Monday, December 24, 2012

Wi yew kant spel gud

I have a spelling checker,
It came with my PC.
It plane lee marks four my revue
Miss steaks aye can knot sea.

We iz tryin hart.
Why, for centuries, have people struggled to spell? Because English spelling is horribly hard, Michael Skapinker writes in The Financial Times.
It is not just that we have “for” and “four”, “stake”, “steak” and “mistake”. We also have “peak”, “peek” and “pique”. “Horrid” has a double consonant in the middle, “timid” a single one. “Prefer” has one “f”, “proffer” two.
Misspelling is not a modern malady, Skapinker writes.
In Spell it Out, David Crystal reproduces a 1910 cartoon from Punch magazine in which a boss berates his secretary for typing “income” as “incum”. “Good Heavens!” exclaims the secretary. “How did I come to leave out the ‘b’?” And in 1750 Lord Chesterfield, the statesman, advising his son to brush up on his spelling, warned: “I know a man of quality, who never recovered the ridicule of having spelled ‘wholesome’ without the ‘w’.”
Why is English spelling such a tangle?
It all started when Latin-speaking missionaries arrived in Britain in the 6th century without enough letters in their alphabet. They had 23. (They didn’t have “j”, “u” or “w”.) Yet the Germanic Anglo-Saxon languages had at least 37 phonemes, or distinctive sounds. The Romans didn’t have a letter, for example, for the Anglo-Saxon sound we spell “th”. The problem continues.
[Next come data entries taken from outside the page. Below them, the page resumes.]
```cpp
extern "C" int lss_conv2d_pack_weights_ring(const float* w_oihw, int Cout, int Cin, void* w_packed, void* stream) {
  LSS_CHECK_PTR(w_oihw); LSS_CHECK_PTR(w_packed);
  if (lss_conv2d_ring_packed_weight_bytes(Cout, Cin) == 0) return LSS_E_SHAPE;
  const size_t n = (size_t)Cout * Cin * 9;
  const int grid = (int)((n + 255) / 256 > 4096 ? 4096 : (n + 255) / 256);
  hipLaunchKernelGGL(pack_weights_ring_kernel<false>, dim3(grid), dim3(256), 0, lss_stream(stream), w_oihw, Cout, Cin,
                     reinterpret_cast<unsigned short*>(w_packed));
  return lss_launch_status();
}

extern "C" int lss_conv2d_pack_weights_ring_dgrad(const float* w_oihw, int Cout, int Cin, void* w_packed, void* stream) {
  LSS_CHECK_PTR(w_oihw); LSS_CHECK_PTR(w_packed);
  if (lss_conv2d_ring_packed_weight_bytes(Cin, Cout) == 0) return LSS_E_SHAPE;
  const size_t n = (size_t)Cout * Cin * 9;
  const int grid = (int)((n + 255) / 256 > 4096 ? 4096 : (n + 255) / 256);
  hipLaunchKernelGGL(pack_weights_ring_kernel<true>, dim3(grid), dim3(256), 0, lss_stream(stream), w_oihw, Cin, Cout,
                     reinterpret_cast<unsigned short*>(w_packed));
  return lss_launch_status();
}

int lss_conv_ring_launch(const void* x, const void* x2, const void* w_ring, const float* scale, const float* shift,
                         void* y, const float* head_w, const float* head_b, float* head_out, int head_n, int B, int H,
                         int W, int Cx, int C2, int up, int Cout, int relu, int wt, hipStream_t st) {
  if (!lss_conv2d_ring_ok(B, H, W, Cx, C2, up, Cout, head_n)) return LSS_E_SHAPE;
  if (relu != 0 && relu != 1) return LSS_E_LAYOUT;
  RingArgs a;
  a.x = reinterpret_cast<const unsigned short*>(x);
  a.x2 = reinterpret_cast<const unsigned short*>(x2);
  a.w = reinterpret_cast<const unsigned char*>(w_ring);
  a.scale = scale; a.shift = shift;
  a.y = reinterpret_cast<unsigned short*>(y);
  a.head_w = head_w; a.head_b = head_b; a.head_out = head_out; a.head_n = head_n;
  a.B = B; a.H = H; a.W = W; a.Cx = Cx; a.C2 = C2; a.up = up;
  a.Hin = H * up; a.Win = W * up; a.Cin = Cx + C2; a.Cout = Cout; a.relu = relu; a.wt = wt;
  a.ry = a.Hin > 1 ? (float)(H - 1) / (float)(a.Hin - 1) : 0.f;
  a.rx = a.Win > 1 ? (float)(W - 1) / (float)(a.Win - 1) : 0.f;
  a.SX = lss_cdiv(a.Win, RK_SW); a.SY = lss_cdiv(a.Hin, RK_SH);
  a.nstrips = B * a.SX * a.SY;
  a.nblk = Cout / 128;
  a.nch = a.Cin / RK_KC;
  a.stats = lss_env_device_ptr("LSS_RING_STATS");
  const bool fused = up > 1 || C2 > 0;
  const bool t22 = fused && a.Hin % RK_TH == 0 && a.Win % RK_TW == 0 &&
                   (int)(a.ry * (RK_TPH - 1) + 0.999f) + 2 <= RK_TSRC_H && (int)(a.rx * (RK_TPW - 1) + 0.999f) + 2 <= RK_TSRC_W;
  const dim3 g((a.nstrips + RK_NS - 1) / RK_NS * a.nblk), blk(RK_NWAVES * 64);
  if (head_n > 0) {
    if (t22) hipLaunchKernelGGL((conv_ring_kernel<1, true, 7, true>), g, blk, 0, st, a);
    else if (fused) hipLaunchKernelGGL((conv_ring_kernel<1, true, 7, false>), g, blk, 0, st, a);
    else hipLaunchKernelGGL((conv_ring_kernel<0, true, 8, false>), g, blk, 0, st, a);
  } else {
    if (t22) hipLaunchKernelGGL((conv_ring_kernel<1, false, 7, true>), g, blk, 0, st, a);
    else if (fused) hipLaunchKernelGGL((conv_ring_kernel<1, false, 7, false>), g, blk, 0, st, a);
    else hipLaunchKernelGGL((conv_ring_kernel<0, false, 8, false>), g, blk, 0, st, a);
  }
  return lss_launch_status();
}
```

Most English-speakers today have, depending on their accents, 40 phonemes, which we have to render using 26 letters. So, we use stratagems such as doubling vowels to elongate them, as in “feet” and “fool”. 
With the Norman invasion in 1066, spelling became more complicated still; French and Latin words rushed into the language. As the centuries went by, scribes found ways of reflecting the sounds people used with the letters that they had. They lengthened vowels by adding a final “e”, so that we could tell “hope” from “hop”.